:: Provided data ::
# modal-labs/modal-client

Hardware: AMD Instinct MI355X
Metric: map_items_per_sec (higher is better)
Workload: dtype bf16; 1 GPU; model=Function.map fan-out (BASELINE config 3), global_batch=12500, seq_len=0, parallelism=map1, dynamic_batching=64, chunk_items=256, workers=8

## Files before the change

### csrc/core.cpp

```cpp

#include <pybind11/pybind11.h>
#include <pybind11/stl.h>

#include "lane.h"
#include "ring.h"

#include <algorithm>
#include <atomic>
#include <functional>
#include <thread>
#include <cerrno>
#include <cstdint>
#include <cstring>
#include <fcntl.h>
#include <stdexcept>
#include <string>
#include <sys/mman.h>
#include <sys/stat.h>
#include <unistd.h>
#include <vector>

namespace py = pybind11;

namespace {

using modal_amd::BellFile;
using modal_amd::Ring;
using modal_amd::RingHub;

constexpr uint64_t kGilReleaseBytes = 64 * 1024;

bool ring_push(Ring& ring, py::buffer buf) {
  py::buffer_info info = buf.request();
  const uint8_t* src = static_cast<const uint8_t*>(info.ptr);
  const uint64_t n = (uint64_t)info.size * (uint64_t)info.itemsize;
  uint8_t* dst = ring.reserve(n);
  if (!dst) return false;
  if (n >= kGilReleaseBytes) {
    py::gil_scoped_release release;
    std::memcpy(dst, src, n);
  } else {
    std::memcpy(dst, src, n);
  }
  ring.commit();
  return true;
}

py::list ring_pop_all(Ring& ring, size_t max_frames) {
  py::list out;
  ring.pop(
      [&](const uint8_t* ptr, size_t len) {
        out.append(py::bytes(reinterpret_cast<const char*>(ptr), len));
      },
      max_frames);
  return out;
}

py::list hub_drain(RingHub& hub) {
  py::list out;
  hub.drain([&](int slot, const uint8_t* ptr, size_t len) {
    out.append(py::make_tuple(slot, py::bytes(reinterpret_cast<const char*>(ptr), len)));
  });
  return out;
}

using modal_amd::Assignment;
using modal_amd::ChunkDone;
using modal_amd::ChunkLane;
using modal_amd::FrameKind;

py::str sv_str(std::string_view s) { return py::str(s.data(), s.size()); }

py::tuple done_tuple(const ChunkDone& d) {
  py::object cis = py::none();
  if (!d.cis_nil) {
    py::list items;
    for (int64_t v : d.cis) items.append(py::int_(v));
    cis = std::move(items);
// ... 367 lines not shown
    ::close(cg_fd);
    cg_fd = -1;
    throw std::runtime_error("clone3(CLONE_INTO_CGROUP) unavailable: " +
                             std::string(strerror(errno)));
  }
  if (pid < 0) {
    if (cg_fd >= 0) ::close(cg_fd);
    throw std::runtime_error("clone3: " + std::string(strerror(errno)));
  }
  if (pid == 0) {
    ::setsid();
    if (stdin_fd >= 0) ::dup2(stdin_fd, 0);
    if (stdout_fd >= 0) ::dup2(stdout_fd, 1);
    if (stderr_fd >= 0) ::dup2(stderr_fd, 2);
    for (int fd = 3; fd < 1024; ++fd) ::close(fd);
    if (!cwd.empty() && ::chdir(cwd.c_str()) != 0) _exit(126);
    if (rlimit_as_mib > 0) {
      struct rlimit rl;
      rl.rlim_cur = rl.rlim_max = (rlim_t)rlimit_as_mib << 20;
      ::setrlimit(RLIMIT_AS, &rl);
    }
    ::execve(cargv[0], cargv.data(), cenv.data());
    _exit(127);
  }
  if (cg_fd >= 0) ::close(cg_fd);
  return (int64_t)pid;
}


PYBIND11_MODULE(_core, m) {
  m.doc() = "modal_amd native core: shm ring transport + batch framing";
  py::class_<BellFile, std::shared_ptr<BellFile>>(m, "BellFile")
      .def(py::init<const std::string&, bool>(), py::arg("path"), py::arg("create") = false);
  py::class_<Ring, std::shared_ptr<Ring>>(m, "ShmRing")
      .def(py::init<const std::string&, uint64_t, bool>(), py::arg("path"),
           py::arg("capacity") = (uint64_t)64 << 20, py::arg("create") = false)
      .def("push", &ring_push)
      .def("pop_all", &ring_pop_all, py::arg("max_frames") = 0)
      .def("pending_bytes", &Ring::pending_bytes)
      .def("capacity", &Ring::capacity)
      .def("too_large", &Ring::too_large)
      .def("bell_wakes", &Ring::bell_wakes)
      .def("set_shared_bell", &Ring::set_shared_bell);
  py::class_<RingHub>(m, "RingHub")
      .def(py::init<const std::string&, int>(), py::arg("bell_path") = "",
           py::arg("timeout_ms") = 20)
      .def("add_ring", &RingHub::add_ring)
      .def("remove_ring", &RingHub::remove_ring)
      .def("fd", &RingHub::fd)
      .def("drain", &hub_drain)
      .def("close", &RingHub::close)
      .def("stats", [](RingHub& hub) {
        py::dict d;
        d["notifies"] = hub.notifies();
        d["waits"] = hub.waits();
        d["drains"] = hub.drains();
        d["producer_wakes"] = hub.producer_wakes();
        d["rings"] = hub.ring_count();
        return d;
      });
  py::class_<ChunkLane>(m, "ChunkLane")
      .def(py::init<>())
      .def("add_worker", &ChunkLane::add_worker)
      .def("remove_worker", &ChunkLane::remove_worker)
      .def("set_eligible", &ChunkLane::set_eligible)
      .def("set_cap", &ChunkLane::set_cap, py::arg("fn_slot"), py::arg("items"),
           py::arg("min_chunks") = 1)
// ... 30 lines not shown
```

### csrc/lane_stress.cpp

```cpp

#include <poll.h>

#include <atomic>
#include <cstdio>
#include <cstdlib>
#include <map>
#include <string>
#include <thread>
#include <vector>

#include "lane.h"
#include "ring.h"

using namespace modal_amd;

namespace {

constexpr int kWorkers = 2;
constexpr int kChunks = 20000;
constexpr uint64_t kRingBytes = 64 * 1024;
constexpr uint64_t kCount = 64;
constexpr uint64_t kCapItems = 128;
constexpr uint32_t kMinChunks = 2;

#define CHECK(cond)                                                      \
  do {                                                                   \
    if (!(cond)) {                                                       \
      std::fprintf(stderr, "CHECK failed: %s (line %d)\n", #cond, __LINE__); \
      std::abort();                                                      \
    }                                                                    \
  } while (0)

void put_str(std::string& out, const std::string& s) {
  if (s.size() < 32) {
    out.push_back((char)(0xa0 | s.size()));
  } else {
    out.push_back((char)0xd9);
    out.push_back((char)s.size());
  }
  out += s;
}

std::string encode_done(const std::string& token, uint64_t count, const std::string& data) {
  std::string out;
  out.push_back((char)0x88);
  put_str(out, "t");
  put_str(out, "chunk_done");
  put_str(out, "token");
  put_str(out, token);
  put_str(out, "call_id");
  put_str(out, "fc-stress");
  put_str(out, "chunk_id");
  put_str(out, token.substr(2));
  put_str(out, "function_id");
  put_str(out, "fu-stress");
  put_str(out, "count");
  out.push_back((char)count);
  put_str(out, "data");
  out.push_back((char)0xc5);
  out.push_back((char)(data.size() >> 8));
  out.push_back((char)(data.size() & 0xff));
  out += data;
  put_str(out, "cis");
  out.push_back((char)0xc0);
  return out;
}

std::string make_frame(int seq) {
  std::string head = std::to_string(seq) + ":";
  size_t len = 1024 + (size_t)((seq * 2654435761u) % 3072);
  std::string out = head;
  out.resize(len, (char)('a' + seq % 26));
  return out;
}

bool wait_fd(int fd, int timeout_ms) {
  struct pollfd pfd = {fd, POLLIN, 0};
  return ::poll(&pfd, 1, timeout_ms) > 0;
}

}

int main() {
  char dir_template[] = "/tmp/lane-stress-XXXXXX";
  CHECK(::mkdtemp(dir_template) != nullptr);
  std::string dir = dir_template;

  std::vector<std::shared_ptr<Ring>> to_worker_tx, to_worker_rx, from_worker_tx, from_worker_rx;
  for (int i = 0; i < kWorkers; i++) {
    std::string in = dir + "/in." + std::to_string(i), outp = dir + "/out." + std::to_string(i);
    to_worker_tx.push_back(std::make_shared<Ring>(in, kRingBytes, true));
    to_worker_rx.push_back(std::make_shared<Ring>(in, 0, false));
    from_worker_tx.push_back(std::make_shared<Ring>(outp, kRingBytes, true));
    from_worker_rx.push_back(std::make_shared<Ring>(outp, 0, false));
  }

  std::atomic<bool> stop{false};
  std::atomic<int> answered{0};

  std::thread worker([&] {
    RingHub hub(dir + "/worker.bell", 20);
    for (int i = 0; i < kWorkers; i++) hub.add_ring(i, to_worker_rx[i]);
    auto sched_bell = std::make_shared<BellFile>(dir + "/sched.bell", true);
    for (int i = 0; i < kWorkers; i++) from_worker_tx[i]->set_shared_bell(sched_bell);
    std::vector<int> last_seq(kWorkers, -1);
    std::vector<std::pair<int, std::string>> replies;
    while (!stop.load()) {
      wait_fd(hub.fd(), 50);
      replies.clear();
      hub.drain([&](int slot, const uint8_t* ptr, size_t len) {
        std::string body(reinterpret_cast<const char*>(ptr), len);
        int seq = std::atoi(body.c_str());
        CHECK(body == make_frame(seq));
// ... 42 lines not shown
        submitted++;
        if (slot >= 0) assigned(token, slot);
      }
      wait_fd(hub.fd(), 50);
      assignments.clear();
      std::vector<std::pair<int, std::string>> done_now;
      lane.drain(
          hub,
          [&](int slot, const ChunkDone& done) {
            CHECK(done.count == (int64_t)kCount && done.cis_nil);
            CHECK(done.data.size() == (size_t)(std::atoi(done.token.data() + 2) % 700));
            done_now.emplace_back(slot, std::string(done.token));
          },
          [&](int, const uint8_t*, size_t) { CHECK(false && "no raw frames expected"); },
          &assignments);
      for (auto& d : done_now) {
        auto it = where.find(d.second);
        CHECK(it != where.end() && it->second == d.first);
        where.erase(it);
        held[d.first] -= kCount;
        completed++;
      }
      for (auto& a : assignments) assigned(a.token, a.worker_slot);
    }
    CHECK(where.empty() && lane.queued(0) == 0);
    CHECK(lane.pushed() == (uint64_t)kChunks);
    std::printf("lane_stress ok: %d chunks, hub notifies=%llu waits=%llu producer_wakes=%llu\n",
                completed, (unsigned long long)hub.notifies(), (unsigned long long)hub.waits(),
                (unsigned long long)hub.producer_wakes());
    stop.store(true);
    worker.join();
  }
  CHECK(answered.load() == kChunks);
  std::string cmd = "rm -rf " + dir;
  return std::system(cmd.c_str()) == 0 ? 0 : 1;
}
```

### csrc/ring.h

```cpp

#pragma once

#include <atomic>
#include <cerrno>
#include <climits>
#include <cstdint>
#include <cstring>
#include <ctime>
#include <fcntl.h>
#include <linux/futex.h>
#include <memory>
#include <csignal>
#include <pthread.h>
#include <mutex>
#include <stdexcept>
#include <string>
#include <sys/eventfd.h>
#include <sys/mman.h>
#include <sys/stat.h>
#include <sys/syscall.h>
#include <thread>
#include <unistd.h>
#include <utility>
#include <vector>
// ... 92 lines not shown
      ::close(fd_);
      throw std::runtime_error("ShmRing: mmap failed");
    }
    base_ = static_cast<uint8_t*>(mem);
    header_ = reinterpret_cast<RingHeader*>(base_);
    data_ = base_ + sizeof(RingHeader);
    total_ = total;
    if (create) {
      header_->head.store(0, std::memory_order_relaxed);
      header_->tail.store(0, std::memory_order_relaxed);
      header_->capacity = capacity;
      header_->bell.seq.store(0, std::memory_order_relaxed);
      header_->bell.waiting.store(0, std::memory_order_relaxed);
      header_->bell.wakes.store(0, std::memory_order_relaxed);
      header_->magic = kMagic;
    } else if (header_->magic != kMagic || header_->capacity != capacity) {
      ::munmap(base_, total_);
      ::close(fd_);
      throw std::runtime_error("ShmRing: magic mismatch");
    }
    capacity_ = capacity;
  }

  ~Ring() {
    if (base_) ::munmap(base_, total_);
    if (fd_ >= 0) ::close(fd_);
  }

  Ring(const Ring&) = delete;
  Ring& operator=(const Ring&) = delete;

  bool too_large(uint64_t n) const { return n + 8 > capacity_ || n >= kSkip; }

  uint8_t* reserve(uint64_t n) {
    if (too_large(n)) throw std::runtime_error("frame larger than ring");
    uint64_t head = header_->head.load(std::memory_order_relaxed);
    uint64_t tail = header_->tail.load(std::memory_order_acquire);
    uint64_t pos = head % capacity_;
    uint64_t to_end = capacity_ - pos;
    uint64_t need = 4 + n;
    uint64_t skip = to_end < need ? to_end : 0;
    if (head + skip + need - tail > capacity_) return nullptr;
    if (skip) {
      if (to_end >= 4) {
        uint32_t sentinel = kSkip;
        std::memcpy(data_ + pos, &sentinel, 4);
      }
      pos = 0;
    }
    uint32_t len32 = (uint32_t)n;
    std::memcpy(data_ + pos, &len32, 4);
    pending_commit_ = head + skip + need;
    return data_ + pos + 4;
  }

  void commit() {
    header_->head.store(pending_commit_, std::memory_order_release);
    bell_ring(header_->bell);
    if (shared_bell_) bell_ring(*shared_bell_->bell());
  }

  bool push(const uint8_t* src, uint64_t n) {
    uint8_t* dst = reserve(n);
    if (!dst) return false;
    std::memcpy(dst, src, n);
    commit();
    return true;
  }

  template <typename F>
  size_t pop(F&& cb, size_t max_frames = 0) {
    uint64_t tail = header_->tail.load(std::memory_order_relaxed);
    uint64_t head = header_->head.load(std::memory_order_acquire);
    if (tail == head) return 0;
    size_t count = 0;
    while (tail < head) {
      uint64_t pos = tail % capacity_;
      uint64_t to_end = capacity_ - pos;
      if (to_end < 4) {
        tail += to_end;
        continue;
      }
      uint32_t len32;
      std::memcpy(&len32, data_ + pos, 4);
      if (len32 == kSkip) {
        tail += to_end;
        continue;
      }
      if ((uint64_t)len32 + 4 > to_end || tail + 4 + len32 > head) break;
      cb(static_cast<const uint8_t*>(data_ + pos + 4), (size_t)len32);
      tail += 4 + len32;
      if (max_frames && ++count >= max_frames) break;
    }
    header_->tail.store(tail, std::memory_order_release);
    return count;
  }

  bool has_pending() const {
    return header_->head.load(std::memory_order_acquire) !=
           header_->tail.load(std::memory_order_acquire);
  }

  uint64_t pending_bytes() const {
    return header_->head.load(std::memory_order_acquire) -
           header_->tail.load(std::memory_order_acquire);
  }

  uint64_t capacity() const { return capacity_; }
  Bell* bell() const { return &header_->bell; }
  uint32_t bell_wakes() const { return header_->bell.wakes.load(std::memory_order_relaxed); }

  void set_shared_bell(std::shared_ptr<BellFile> bell) { shared_bell_ = std::move(bell); }

 private:
  int fd_ = -1;
  uint8_t* base_ = nullptr;
  uint8_t* data_ = nullptr;
  RingHeader* header_ = nullptr;
  uint64_t capacity_ = 0;
  uint64_t total_ = 0;
  uint64_t pending_commit_ = 0;
  std::shared_ptr<BellFile> shared_bell_;
};
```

:: What you have to do ::
From the entries above, collect every line with the string "csrc" in it.

:: Task response ::
### csrc/core.cpp
### csrc/lane_stress.cpp
### csrc/ring.h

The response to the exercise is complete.